This guide offers a straightforward explanation of the legal methods available for property owners in Tenerife to rent out their properties.

If Your Property is Residential:

  • You can rent it out long-term under urban letting legislation, with a long-term residential contract, regardless of its location.
  • Alternatively, you can rent it out short-term in one of two ways:
    1. As an ‘arrendamiento de temporada’ (a contract of between one day and one year for purposes other than tourism/holiday) under urban letting legislation.
    2. Or as a ‘vivienda vacacional’, a category in tourism legislation.

‘Vivienda vacacional’ (VV) rentals must be in non-touristic areas. The distinction between touristic and non-touristic areas is defined in the general planning ordinances of local councils (PGOs). Property owners can determine their area’s designation through a simple inquiry to their local council. Another key requirement is that if the property is within a complex, the community statutes must not explicitly prohibit commercial holiday rentals – a common restriction in newer residential complexes.

To rent under the VV system, a property must be located in a purely residential area and, if within a complex, holiday rentals must be explicitly permitted under the community’s statutes. If these conditions are met, the owner must make a ‘declaración de responsable’ before starting any rental activity. This declaration is significant, involving the provision of documentation, making legally-binding statements, and adhering to regulatory conditions.

Additionally, owners renting under the VV scheme must register for IGIC (Canary Islands Indirect General Tax), charge it on all rental invoices, and submit quarterly IGIC returns.

Violations of VV regulations are considered ‘very serious’, with fines ranging from €30,000 to €300,000. Typically, fines for illegal rentals are expected to be around €150,000. Tourism fines can be imposed on both property owners and their agents.

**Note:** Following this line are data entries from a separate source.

# gyoge0/sub_volume_renderer

Hardware: AMD Instinct MI355X
Metric: Mray-steps/sec (+ frames/sec) of the LMIP sub-volume march at 1920x1080, 3-LOD 1024^3 volume (higher is better)
Workload: dtype f32

## Files before the change

sub_volume_renderer_amd/csrc/march_kernel.hip:

```cpp
#include <stdlib.h>

#include <algorithm>
#include <type_traits>

#include "svr_internal.h"

namespace {

struct f3 { float x, y, z; };
struct f4 { float x, y, z, w; };

__device__ __forceinline__ f4 mat_vec(const float* m, float x, float y, float z, float w) {
    f4 r;
    r.x = ((m[0] * x + m[4] * y) + m[8]  * z) + m[12] * w;
    r.y = ((m[1] * x + m[5] * y) + m[9]  * z) + m[13] * w;
    r.z = ((m[2] * x + m[6] * y) + m[10] * z) + m[14] * w;
    r.w = ((m[3] * x + m[7] * y) + m[11] * z) + m[15] * w;
    return r;
}

__device__ __forceinline__ float dot3(f3 a, f3 b) { return (a.x * b.x + a.y * b.y) + a.z * b.z; }

__device__ __forceinline__ uint32_t wrap(uint32_t t, uint32_t wrap0, uint32_t ring) {
    uint32_t w = t + wrap0;
// ... 348 lines not shown
__device__ __forceinline__ float texel_value(float t) { return t; }
__device__ __forceinline__ float texel_value(uint32_t t) { return (float)t; }
__device__ __forceinline__ float texel_abs(float t) { return fabsf(t); }
__device__ __forceinline__ uint32_t texel_abs(uint32_t t) { return t; }
__device__ __forceinline__ float texel_max(float a, float b) { return fmaxf(a, b); }
__device__ __forceinline__ uint32_t texel_max(uint32_t a, uint32_t b) { return max(a, b); }

template <int ESH>
__device__ __forceinline__ typename Texel<ESH>::type lds_texel(uint32_t a) {
#if defined(__HIP_DEVICE_COMPILE__)
    typedef __attribute__((address_space(3))) const uint8_t* p8_t;
    typedef __attribute__((address_space(3))) const uint16_t* p16_t;
    typedef __attribute__((address_space(3))) const float* p32_t;
    if constexpr (ESH == 2) return *(p32_t)a;
    else if constexpr (ESH == 1) return (uint32_t)*(p16_t)a;
    else return (uint32_t)*(p8_t)a;
#else
    (void)a;
    return typename Texel<ESH>::type();
#endif
}

template <int ESH>
__device__ __forceinline__ typename Texel<ESH>::type fetch_density(__amdgpu_buffer_rsrc_t rsrc, uint32_t off, uint32_t soff = 0u) {
    if constexpr (ESH == 2) return __builtin_bit_cast(float, __builtin_amdgcn_raw_buffer_load_b32(rsrc, (int)off, (int)soff, 0));
    else if constexpr (ESH == 1) return (uint32_t)(uint16_t)__builtin_amdgcn_raw_buffer_load_b16(rsrc, (int)off, (int)soff, 0);
    else return (uint32_t)(uint8_t)__builtin_amdgcn_raw_buffer_load_b8(rsrc, (int)off, (int)soff, 0);
}

__device__ __forceinline__ uint32_t mad24(uint32_t a, uint32_t b, uint32_t c) {
    uint32_t r;
    asm("v_mad_u32_u24 %0, %1, %2, %3" : "=v"(r) : "v"(a), "v"(b), "v"(c));
    return r;
}
template <int SH>
__device__ __forceinline__ uint32_t shl_add_c(uint32_t a, uint32_t c) {
    if (SH == 0) return a + c;
    uint32_t r;
    asm("v_lshl_add_u32 %0, %1, %2, %3" : "=v"(r) : "v"(a), "n"(SH), "v"(c));
    return r;
}

template <int ESH> struct TwinBlock { static constexpr int XB = ESH == 0 ? 3 : 2, YB = 2, ZB = ESH == 2 ? 1 : 2; };
struct TwinConsts { uint32_t row_w, inb_w, nbx32; };
template <int ESH>
__device__ __forceinline__ TwinConsts twin_consts(uint32_t Rx, uint32_t Ry) {
    typedef TwinBlock<ESH> B;
    TwinConsts c;
    c.row_w = 1u | (((Ry >> B::YB) * (4u >> B::ZB)) << 16);
    c.inb_w = (1u << (B::XB + ESH)) | ((1u << (B::XB + B::YB + ESH)) << 16);
    c.nbx32 = (Rx >> B::XB) * 32u;
    return c;
}
typedef unsigned short ushort2_t __attribute__((ext_vector_type(2)));
template <int ESH>
__device__ __forceinline__ uint32_t twin_offset_packed(uint32_t x, uint32_t yz, const TwinConsts& c, uint32_t KbS) {
    typedef TwinBlock<ESH> B;
    constexpr uint32_t xm = (1u << B::XB) - 1u, zm = (1u << B::ZB) - 1u, low = 3u | (zm << 16);
    const uint32_t xin = ESH == 0 ? ((x & xm) | KbS) : (((x & xm) << ESH) | KbS);
    const uint32_t inb = __builtin_amdgcn_udot2(__builtin_bit_cast(ushort2_t, yz & low), __builtin_bit_cast(ushort2_t, c.inb_w), xin, false);
    const uint32_t row4 = __builtin_amdgcn_udot2(__builtin_bit_cast(ushort2_t, yz & ~low), __builtin_bit_cast(ushort2_t, c.row_w), 0u, false);
    return __umul24(row4, c.nbx32) + (((x & ~xm) << (7 - B::XB)) + inb);
}
typedef short short2_t __attribute__((ext_vector_type(2)));
typedef float float2_t __attribute__((ext_vector_type(2)));

template <bool SC>
__device__ __forceinline__ float2_t coord_pair(float2_t iter, float s, float t, float ss) {
    if constexpr (SC) return iter * t + s;
    else return (iter * t + s) * ss;
}
template <bool SC>
__device__ __forceinline__ float coord_one(float iter, float s, float t, float ss) {
    if constexpr (SC) return iter * t + s;
    else return (iter * t + s) * ss;
}
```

If Your Property is Touristic:

  • Owners of touristic properties cannot conduct private holiday rentals since tourism legislation mandates an officially registered on-site sole agent to manage all bookings and rentals. Touristic properties can be rented out short-term in two ways:
    1. For holidays through an on-site sole agent.
    2. Privately with a ‘temporada’ contract of between three months and a year.

While ‘temporada’ contracts fall under urban letting legislation and are for rentals of between one day and one year for non-tourism/holiday purposes, any rentals under three months are deemed touristic by Turismo. Therefore, a one day to three-month ‘temporada’ is not feasible for touristic property owners. Fines for infractions in these cases fall into the ‘serious’ category, ranging from €1,500 to €30,000, typically around €18,000.”